BEGIN INFORMATION SHOWN

@@ -397,9 +420,17 @@
     TilePf pf{};
     int ti = tile_at(wave), ti1 = n_tiles, ti2 = n_tiles;
     unsigned nxt_dw = ti < n_tiles ? tile_ask(ti) : 0u;
-#pragma unroll
-    for (int m = 0; m < MM; ++m)
-        for (int i = tid; i < W8; i += n_thr) tab[m * W8 + i] = a.tab[m][i];
+    {
+        const int n_pe = fused_ptab_dwords(1, W);
+#pragma unroll
+        for (int m = 0; m < MM; ++m)
+            for (int e = tid; e < n_pe; e += n_thr) {
+                const int j = (e >> 6) * 2;
+                unsigned v = a.tab[m][j * 8 + (e & 7)];
+                if (j + 1 < W) v += a.tab[m][(j + 1) * 8 + ((e >> 3) & 7)];
+                ptab[e * MM + m] = v;
+            }
+    }
     for (int i = tid; i < a.slab_stride; i += n_thr) h[i] = 0u;
     if (tid == 0) { *next_tile = nw; next_tile[1] = 0; }
     if (ti < n_tiles) {
@@ -531,27 +562,12 @@
         int bad_a = 0;
         if (lane < n_win) {
             if (walks_a > 0 && !GFM_LAB_BIT(a, 2)) {
+                const unsigned *rw = reinterpret_cast<const unsigned *>(wl->ref) + (lane >> 2);
+                const unsigned sh = (unsigned)(lane & 3);
                 int bad = 0;
-                int j = 0;
-                for (; j + 4 <= W; j += 4) {
-                    unsigned c[4];
-#pragma unroll
-                    for (int u = 0; u < 4; ++u) c[u] = base_code(wl->ref[lane + j + u]);
-#pragma unroll
-                    for (int m = 0; m < MM; ++m) {
-                        unsigned v[4];
-#pragma unroll
-                        for (int u = 0; u < 4; ++u) v[u] = tab[m * W8 + (j + u) * 8 + c[u]];
-                        sc_a[m] += (v[0] + v[1]) + (v[2] + v[3]);
-                    }
-                    bad += (int)((c[0] >> 2) + (c[1] >> 2) + (c[2] >> 2) + (c[3] >> 2));
-                }
-                for (; j < W; ++j) {
-                    const unsigned c = base_code(wl->ref[lane + j]);
-#pragma unroll
-                    for (int m = 0; m < MM; ++m) sc_a[m] += tab[m * W8 + j * 8 + c];
-                    bad += (int)(c >> 2);
-                }
+                const int nd = (W + 3) >> 2;
+#pragma unroll 4
+                for (int k = 0; k < nd; ++k) pair_dword<MM>(ptab, __builtin_amdgcn_alignbyte(rw[k + 1], rw[k], sh), k, W, sc_a, bad);
                 bad_a = bad;
             }
             if constexpr (!PURE) if (walks_b > 0) {
@@ -560,33 +576,21 @@
                 for (int m = 0; m < MM; ++m) sum[m] = 0u;
                 int bad = 0;
                 if (lane + W + dlen <= kWaveRefBytes) {
-                    const unsigned char *rb = wl->ref + lane;
-                    int j = 0;
-                    for (; j + 4 <= W; j += 4) {
-                        unsigned c[4];
-#pragma unroll
-                        for (int u = 0; u < 4; ++u) c[u] = base_code(rb[j + u + (j + u > jx ? dlen : 0)]);
-#pragma unroll
-                        for (int m = 0; m < MM; ++m) {
-                            unsigned v[4];
-#pragma unroll
-                            for (int u = 0; u < 4; ++u) v[u] = tab[m * W8 + (j + u) * 8 + c[u]];
-                            sum[m] += (v[0] + v[1]) + (v[2] + v[3]);
-                        }
-                        bad += (int)((c[0] >> 2) + (c[1] >> 2) + (c[2] >> 2) + (c[3] >> 2));
-                    }
-                    for (; j < W; ++j) {
-                        const unsigned c = base_code(rb[j + (j > jx ? dlen : 0)]);
-#pragma unroll
-                        for (int m = 0; m < MM; ++m) sum[m] += tab[m * W8 + j * 8 + c];
-                        bad += (int)(c >> 2);
+                    const int nd = (W + 3) >> 2;
+#pragma unroll 2
+                    for (int k = 0; k < nd; ++k) {
+                        const int o = lane + 4 * k, nlo = jx + 1 - 4 * k;
+                        const unsigned lo = lds_dword_at(wl->ref, o), hi = lds_dword_at(wl->ref, o + dlen);
+                        const unsigned keep = nlo >= 4 ? 0xffffffffu : (nlo <= 0 ? 0u : (1u << (8 * nlo)) - 1u);
+                        pair_dword<MM>(ptab, (lo & keep) | (hi & ~keep), k, W, sum, bad);
                     }
                 } else {
-                    for (int j = 0; j < W; ++j) {
-                        const unsigned c = base_code(ref_at(p + j + (j > jx ? dlen : 0)));
-#pragma unroll
-                        for (int m = 0; m < MM; ++m) sum[m] += tab[m * W8 + j * 8 + c];
-                        bad += (int)(c >> 2);
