## Move item prefetch to last wave, warm next item's records, reduce bounds in-wave

For the M-bin kernel, next-item fetching and queue management move from thread 0 to the first lane of the last wave. That wave is otherwise idle during per-key selection, and it now issues warm-up loads of the next item's descriptors and first and last records so they are cached. For packed tables, the per-thread lower bounds are reduced with wave shuffles and written straight into s_exw, which drops the s_lbi slot array and the slot_key recomputation. Profiling counters for gather waits, clear time and selection time are also added behind a compile-time flag. The extra warm loads use memory bandwidth and may bring no benefit when the items are small.

```diff
diff --git a/otto-multi-objective-recommender-system_amd/csrc/otto_covis.hip b/otto-multi-objective-recommender-system_amd/csrc/otto_covis.hip
--- a/otto-multi-objective-recommender-system_amd/csrc/otto_covis.hip
+++ b/otto-multi-objective-recommender-system_amd/csrc/otto_covis.hip
@@ -1091,15 +1091,25 @@
 
 template <int NW, int GATHER_U, bool NEED_SL, typename FB>
 __device__ __forceinline__ void for_each_record_seg(const uint64_t* sorted_desc, const uint32_t* rec, uint64_t r0, uint64_t r1,
-                                                    int wid, uint8_t* s_seg, FB fb, const uint64_t* d0p = nullptr) {
+                                                    int wid, uint8_t* s_seg, FB fb, const uint64_t* d0p = nullptr,
+                                                    unsigned long long* pw = nullptr) {
     const unsigned lane = lane_id();
     const uint32_t g = lane >> 3, gl4 = (lane & 7u) << 2;
     if (r0 >= r1) return;
+#ifdef OTTO_PHASE_PROF
+    unsigned long long pw_t = clock64();
+#else
+    (void)pw;
+#endif
     auto load_desc = [&](uint64_t cb) {
         const uint64_t mine = cb + (uint64_t)lane * NW + wid;
         return mine < r1 ? sorted_desc[mine] : 0ull;
     };
     uint64_t d = d0p ? *d0p : load_desc(r0);
+#ifdef OTTO_PHASE_PROF
+    asm volatile("s_waitcnt vmcnt(0)" ::: "memory");
+    if (pw) { const unsigned long long _t = clock64(); pw[0] += _t - pw_t; }
+#endif
     for (uint64_t cb = r0; cb < r1; cb += (uint64_t)NW * 64) {
         const uint64_t cbn = cb + (uint64_t)NW * 64;
         const uint64_t dn = cbn < r1 ? load_desc(cbn) : 0ull;
@@ -1138,6 +1148,13 @@
             }
         };
         if (nstep > 0) issue(0, rcA, slA, okA);
+#ifdef OTTO_PHASE_PROF
+        if (pw && cb == r0) {
+            pw_t = clock64();
+            asm volatile("s_waitcnt vmcnt(0)" ::: "memory");
+            pw[1] += clock64() - pw_t;
+        }
+#endif
         for (int t = 0; t < nstep; t += 2 * GATHER_U) {
             const bool hasB = t + GATHER_U < nstep;
             if (hasB) issue(t + GATHER_U, rcB, slB, okB);
@@ -1587,7 +1604,8 @@
     __shared__ uint16_t s_occ[OCAP];
     __shared__ uint32_t s_wcnt[NW];
     __shared__ uint32_t s_hcnt[NW];
-    __shared__ uint16_t s_lbi[NW > 1 ? PKD : 1][NW > 1 ? THREADS : 1];
+    constexpr bool INWAVE = PACKED;
+    __shared__ uint16_t s_lbi[(NW > 1 && !INWAVE) ? PKD : 1][(NW > 1 && !INWAVE) ? THREADS : 1];
     __shared__ uint64_t s_exw[(NW > 1 || BOUND) ? PKD : 1][(NW > 1 || BOUND) ? EXCAP : 1];
     __shared__ uint16_t s_cand[BOUND ? CCAP : 1];
     __shared__ uint32_t s_exy[1][(NW > 1 && WIDE) ? EXCAP : 1];
@@ -1604,8 +1622,11 @@
 
     const int wid = threadIdx.x >> 6;
     const unsigned lane = lane_id();
+    constexpr bool HANDOVER = THREADS == M_THREADS;
+    const int swid = HANDOVER ? __builtin_amdgcn_readfirstlane(wid) : wid;
+    const bool pipe = threadIdx.x == (HANDOVER ? (NW - 1) * 64 : 0);
 #ifdef OTTO_PHASE_PROF
-    unsigned long long ph[16] = {0, 0, 0, 0, 0, 0, 0, 0, 0, 0, 0, 0, 0, 0, 0, 0}, ph_t = clock64();
+    unsigned long long ph[24] = {0, 0, 0, 0, 0, 0, 0, 0, 0, 0, 0, 0, 0, 0, 0, 0, 0, 0, 0, 0, 0, 0, 0, 0}, ph_t = clock64();
 #endif
 
     auto fetch_item = [&](uint32_t idx, ItemDesc& d) {
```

END INFORMATION SHOWN

-- TRY IT --
Return every line of the listing above where "vmcnt" appears.

-- ANSWER BOX --
+    asm volatile("s_waitcnt vmcnt(0)" ::: "memory");
+            asm volatile("s_waitcnt vmcnt(0)" ::: "memory");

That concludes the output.